→ Data to use
template <int W>
__device__ __forceinline__ void x_node(const SimDev &d, uint32_t round, uint32_t ln, uint32_t idx, bool from_wl, bool mail, bool early,
                                       uint32_t snd, int lane, PbStage &pbs, Ctr &c, bool decide, bool &did_remote,
                                       uint32_t next_ln, bool have_next) {
  const uint32_t mround = round - 1, mpar = mround & 1;
  uint32_t old = 0, wbit = 0, mbit = 0;
  if (!from_wl) {
    if (lane == 0) old = atomicExch(&d.claim[ln], mround);
    wbit = d.workbits[(size_t)(round % 3u) * d.mbw + (ln >> 5)] >> (ln & 31) & 1u;
  } else if (mail) {
    mbit = d.mailbits[(size_t)(mround % 3u) * d.mbw + (ln >> 5)] >> (ln & 31) & 1u;
  }
  Row<W> row;
  row_load<W>(row, d, ln, lane);
  pb_load(pbs, d, ln, lane);
  uint32_t rix[W], td[W];
#pragma unroll
  for (int w = 0; w < W; ++w) {
    rix[w] = W <= 2 ? d.ridx[(size_t)ln * d.cap + w * 32 + lane] : 0u;
    td[w] = d.meta[(size_t)ln * W + w].z;
  }
  uint32_t e0 = 0, e1 = 0, self_inc = 0;
  uint4 early_rec = make_uint4(0, 0, 0, 0);
  uint32_t early_cnt = 0;
  if (!from_wl || mail) {
    e0 = d.in_off[ln]; e1 = d.in_off[ln + 1];
    self_inc = d.self_inc[ln];
    if (early) {
      if ((uint32_t)lane < d.B) early_rec = d.out[((size_t)mpar * d.per + snd) * d.B + lane];
      early_cnt = d.out_cnt[(size_t)mpar * d.per + snd];
    }
  }
  if (!from_wl) {
    if (wbit || __shfl_sync(kFull, old, 0) == mround) return;
  }
  const bool has_mail = !from_wl || mbit != 0;
  bool do_work = from_wl;
  if (has_mail) {
    uint32_t l_pre = 0;
#pragma unroll
    for (int w = 0; w < W; ++w) l_pre += __popc(__ballot_sync(kFull, (row.st[w] & 3u) == SWIM_ALIVE));
    const uint32_t self_inc0 = self_inc;
    apply_mail<W>(d, mround, ln, e0, e1, early, snd, early_rec, early_cnt, row, pbs, self_inc, lane, c);
    row_store<W>(row, d, ln, lane, mround);
    row.touched = 0;
    row.ticked = 0;
    if (lane == 0 && self_inc != self_inc0) d.self_inc[ln] = self_inc;
    uint32_t am[W], sus = 0, l_post = 0, risk = d.loss_ppm;
#pragma unroll
    for (int w = 0; w < W; ++w) {
      am[w] = __ballot_sync(kFull, (row.st[w] & 3u) == SWIM_ALIVE);
      sus |= __ballot_sync(kFull, (row.st[w] & 3u) == SWIM_SUSPECT);
      l_post += __popc(am[w]);
      risk |= am[w] & td[w];
    }
    const uint32_t p_pre = d.P < l_pre ? d.P : l_pre, p_post = d.P < l_post ? d.P : l_post;
    if (lane == 0) c.v[SWIM_CTR_PINGS] += p_post - p_pre;
    if (!from_wl) {
      do_work = pbs.cnt != 0 || sus != 0;
      if (l_post && risk && !do_work) {
        const uint32_t self = d.first + ln;
        const uint4 x = target_block<W>(d, round, self >> 2);
        uint32_t ldraw = 0;
        if (d.loss_ppm) ldraw = word_of(philox4x32_10(make_uint4(round, self >> 2, P_LOSS0, 0), d.key0, d.key1), self & 3);
        do_work = probe_fails<W>(d, am, td, l_post, word_of(x, self & 3), ldraw, round, self);
      }
      if (do_work) {
        if (lane == 0) {
          idx = atomicAdd(&d.wl_cnt[ci(round)], 1u);
          wl_of(d, round)[idx] = ln;
        }
        idx = __shfl_sync(kFull, idx, 0);
      }
    }
  }
  if (do_work) work_body<W>(d, round, ln, idx, row, rix, td, pbs, c, lane, did_remote, next_ln, have_next);
  else pb_store(pbs, d, ln, lane);
  if (decide) tick_decide<W>(d, round + 1, ln, row, pbs.cnt, td, lane, c, d.workbits + (size_t)((round + 1) % 3u) * d.mbw);
}

__device__ __forceinline__ void grid_barrier_freeze(const SimDev &d, const uint32_t *cnt_src, uint32_t *cnt_dst, uint32_t tl_round, int tl_slot) {
  __syncthreads();
  if (threadIdx.x == 0) {
    volatile uint32_t *gen = d.gbar + 1;
    const uint32_t g = (*barrier_generation())++;
    __threadfence();
    if (atomicAdd(d.gbar, 1u) == gridDim.x - 1) {
      __threadfence();
      tl_mark_last(d, tl_round, tl_slot);
      *(volatile uint32_t *)cnt_dst = *(volatile const uint32_t *)cnt_src;
      d.gbar[0] = 0;
      __threadfence();
      atomicAdd(d.gbar + 1, 1u);
    } else {
      const long long t0 = clock64();
      uint32_t polls = 0;
      while (*gen == g) {
        if (wait_expired(d, t0, 6000000000ll, polls, 2)) break;
        __nanosleep(20);
      }
    }
    __threadfence();
  }
  __syncthreads();
}

__device__ __forceinline__ void grid_barrier_leader_freeze(const SimDev &d, bool fence_sys, uint32_t mail_round, const uint32_t *cnt_src,
                                                           uint32_t *cnt_dst, int tl_slot) {
  SWIM_SHARED_1D(uint32_t, s_last, 1);
  __syncthreads();
  if (threadIdx.x == 0) {
    if (fence_sys) __threadfence_system(); else __threadfence();
    const bool last = atomicAdd(d.gbar, 1u) == gridDim.x - 1;
    if (last) { __threadfence(); tl_mark_last(d, mail_round, tl_slot); }
    s_last[0] = last ? 1u : 0u;
  }
  __syncthreads();
  if (s_last[0]) {
    peer_handshake_cta(d, mail_round);
    __syncthreads();
    if (threadIdx.x == 0) {
      (*barrier_generation())++;
      *(volatile uint32_t *)cnt_dst = *(volatile const uint32_t *)cnt_src;
      d.gbar[0] = 0;
      __threadfence();
      atomicAdd(d.gbar + 1, 1u);
    }
  } else if (threadIdx.x == 0) {
    volatile uint32_t *gen = d.gbar + 1;
    const uint32_t g = (*barrier_generation())++;
    const long long t0 = clock64();
    uint32_t polls = 0;
    while (*gen == g) {
      if (wait_expired(d, t0, kPeerWaitCycles + 6000000000ll, polls, 2)) break;
      __nanosleep(20);
    }
    __threadfence();
  }
  __syncthreads();
}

→ Requirement
Please transcribe the records in full, keeping every word as it is.

→ Response below
template <int W>
__device__ __forceinline__ void x_node(const SimDev &d, uint32_t round, uint32_t ln, uint32_t idx, bool from_wl, bool mail, bool early,
                                       uint32_t snd, int lane, PbStage &pbs, Ctr &c, bool decide, bool &did_remote,
                                       uint32_t next_ln, bool have_next) {
  const uint32_t mround = round - 1, mpar = mround & 1;
  uint32_t old = 0, wbit = 0, mbit = 0;
  if (!from_wl) {
    if (lane == 0) old = atomicExch(&d.claim[ln], mround);
    wbit = d.workbits[(size_t)(round % 3u) * d.mbw + (ln >> 5)] >> (ln & 31) & 1u;
  } else if (mail) {
    mbit = d.mailbits[(size_t)(mround % 3u) * d.mbw + (ln >> 5)] >> (ln & 31) & 1u;
  }
  Row<W> row;
  row_load<W>(row, d, ln, lane);
  pb_load(pbs, d, ln, lane);
  uint32_t rix[W], td[W];
#pragma unroll
  for (int w = 0; w < W; ++w) {
    rix[w] = W <= 2 ? d.ridx[(size_t)ln * d.cap + w * 32 + lane] : 0u;
    td[w] = d.meta[(size_t)ln * W + w].z;
  }
  uint32_t e0 = 0, e1 = 0, self_inc = 0;
  uint4 early_rec = make_uint4(0, 0, 0, 0);
  uint32_t early_cnt = 0;
  if (!from_wl || mail) {
    e0 = d.in_off[ln]; e1 = d.in_off[ln + 1];
    self_inc = d.self_inc[ln];
    if (early) {
      if ((uint32_t)lane < d.B) early_rec = d.out[((size_t)mpar * d.per + snd) * d.B + lane];
      early_cnt = d.out_cnt[(size_t)mpar * d.per + snd];
    }
  }
  if (!from_wl) {
    if (wbit || __shfl_sync(kFull, old, 0) == mround) return;
  }
  const bool has_mail = !from_wl || mbit != 0;
  bool do_work = from_wl;
  if (has_mail) {
    uint32_t l_pre = 0;
#pragma unroll
    for (int w = 0; w < W; ++w) l_pre += __popc(__ballot_sync(kFull, (row.st[w] & 3u) == SWIM_ALIVE));
    const uint32_t self_inc0 = self_inc;
    apply_mail<W>(d, mround, ln, e0, e1, early, snd, early_rec, early_cnt, row, pbs, self_inc, lane, c);
    row_store<W>(row, d, ln, lane, mround);
    row.touched = 0;
    row.ticked = 0;
    if (lane == 0 && self_inc != self_inc0) d.self_inc[ln] = self_inc;
    uint32_t am[W], sus = 0, l_post = 0, risk = d.loss_ppm;
#pragma unroll
    for (int w = 0; w < W; ++w) {
      am[w] = __ballot_sync(kFull, (row.st[w] & 3u) == SWIM_ALIVE);
      sus |= __ballot_sync(kFull, (row.st[w] & 3u) == SWIM_SUSPECT);
      l_post += __popc(am[w]);
      risk |= am[w] & td[w];
    }
    const uint32_t p_pre = d.P < l_pre ? d.P : l_pre, p_post = d.P < l_post ? d.P : l_post;
    if (lane == 0) c.v[SWIM_CTR_PINGS] += p_post - p_pre;
    if (!from_wl) {
      do_work = pbs.cnt != 0 || sus != 0;
      if (l_post && risk && !do_work) {
        const uint32_t self = d.first + ln;
        const uint4 x = target_block<W>(d, round, self >> 2);
        uint32_t ldraw = 0;
        if (d.loss_ppm) ldraw = word_of(philox4x32_10(make_uint4(round, self >> 2, P_LOSS0, 0), d.key0, d.key1), self & 3);
        do_work = probe_fails<W>(d, am, td, l_post, word_of(x, self & 3), ldraw, round, self);
      }
      if (do_work) {
        if (lane == 0) {
          idx = atomicAdd(&d.wl_cnt[ci(round)], 1u);
          wl_of(d, round)[idx] = ln;
        }
        idx = __shfl_sync(kFull, idx, 0);
      }
    }
  }
  if (do_work) work_body<W>(d, round, ln, idx, row, rix, td, pbs, c, lane, did_remote, next_ln, have_next);
  else pb_store(pbs, d, ln, lane);
  if (decide) tick_decide<W>(d, round + 1, ln, row, pbs.cnt, td, lane, c, d.workbits + (size_t)((round + 1) % 3u) * d.mbw);
}

__device__ __forceinline__ void grid_barrier_freeze(const SimDev &d, const uint32_t *cnt_src, uint32_t *cnt_dst, uint32_t tl_round, int tl_slot) {
  __syncthreads();
  if (threadIdx.x == 0) {
    volatile uint32_t *gen = d.gbar + 1;
    const uint32_t g = (*barrier_generation())++;
    __threadfence();
    if (atomicAdd(d.gbar, 1u) == gridDim.x - 1) {
      __threadfence();
      tl_mark_last(d, tl_round, tl_slot);
      *(volatile uint32_t *)cnt_dst = *(volatile const uint32_t *)cnt_src;
      d.gbar[0] = 0;
      __threadfence();
      atomicAdd(d.gbar + 1, 1u);
    } else {
      const long long t0 = clock64();
      uint32_t polls = 0;
      while (*gen == g) {
        if (wait_expired(d, t0, 6000000000ll, polls, 2)) break;
        __nanosleep(20);
      }
    }
    __threadfence();
  }
  __syncthreads();
}

__device__ __forceinline__ void grid_barrier_leader_freeze(const SimDev &d, bool fence_sys, uint32_t mail_round, const uint32_t *cnt_src,
                                                           uint32_t *cnt_dst, int tl_slot) {
  SWIM_SHARED_1D(uint32_t, s_last, 1);
  __syncthreads();
  if (threadIdx.x == 0) {
    if (fence_sys) __threadfence_system(); else __threadfence();
    const bool last = atomicAdd(d.gbar, 1u) == gridDim.x - 1;
    if (last) { __threadfence(); tl_mark_last(d, mail_round, tl_slot); }
    s_last[0] = last ? 1u : 0u;
  }
  __syncthreads();
  if (s_last[0]) {
    peer_handshake_cta(d, mail_round);
    __syncthreads();
    if (threadIdx.x == 0) {
      (*barrier_generation())++;
      *(volatile uint32_t *)cnt_dst = *(volatile const uint32_t *)cnt_src;
      d.gbar[0] = 0;
      __threadfence();
      atomicAdd(d.gbar + 1, 1u);
    }
  } else if (threadIdx.x == 0) {
    volatile uint32_t *gen = d.gbar + 1;
    const uint32_t g = (*barrier_generation())++;
    const long long t0 = clock64();
    uint32_t polls = 0;
    while (*gen == g) {
      if (wait_expired(d, t0, kPeerWaitCycles + 6000000000ll, polls, 2)) break;
      __nanosleep(20);
    }
    __threadfence();
  }
  __syncthreads();
}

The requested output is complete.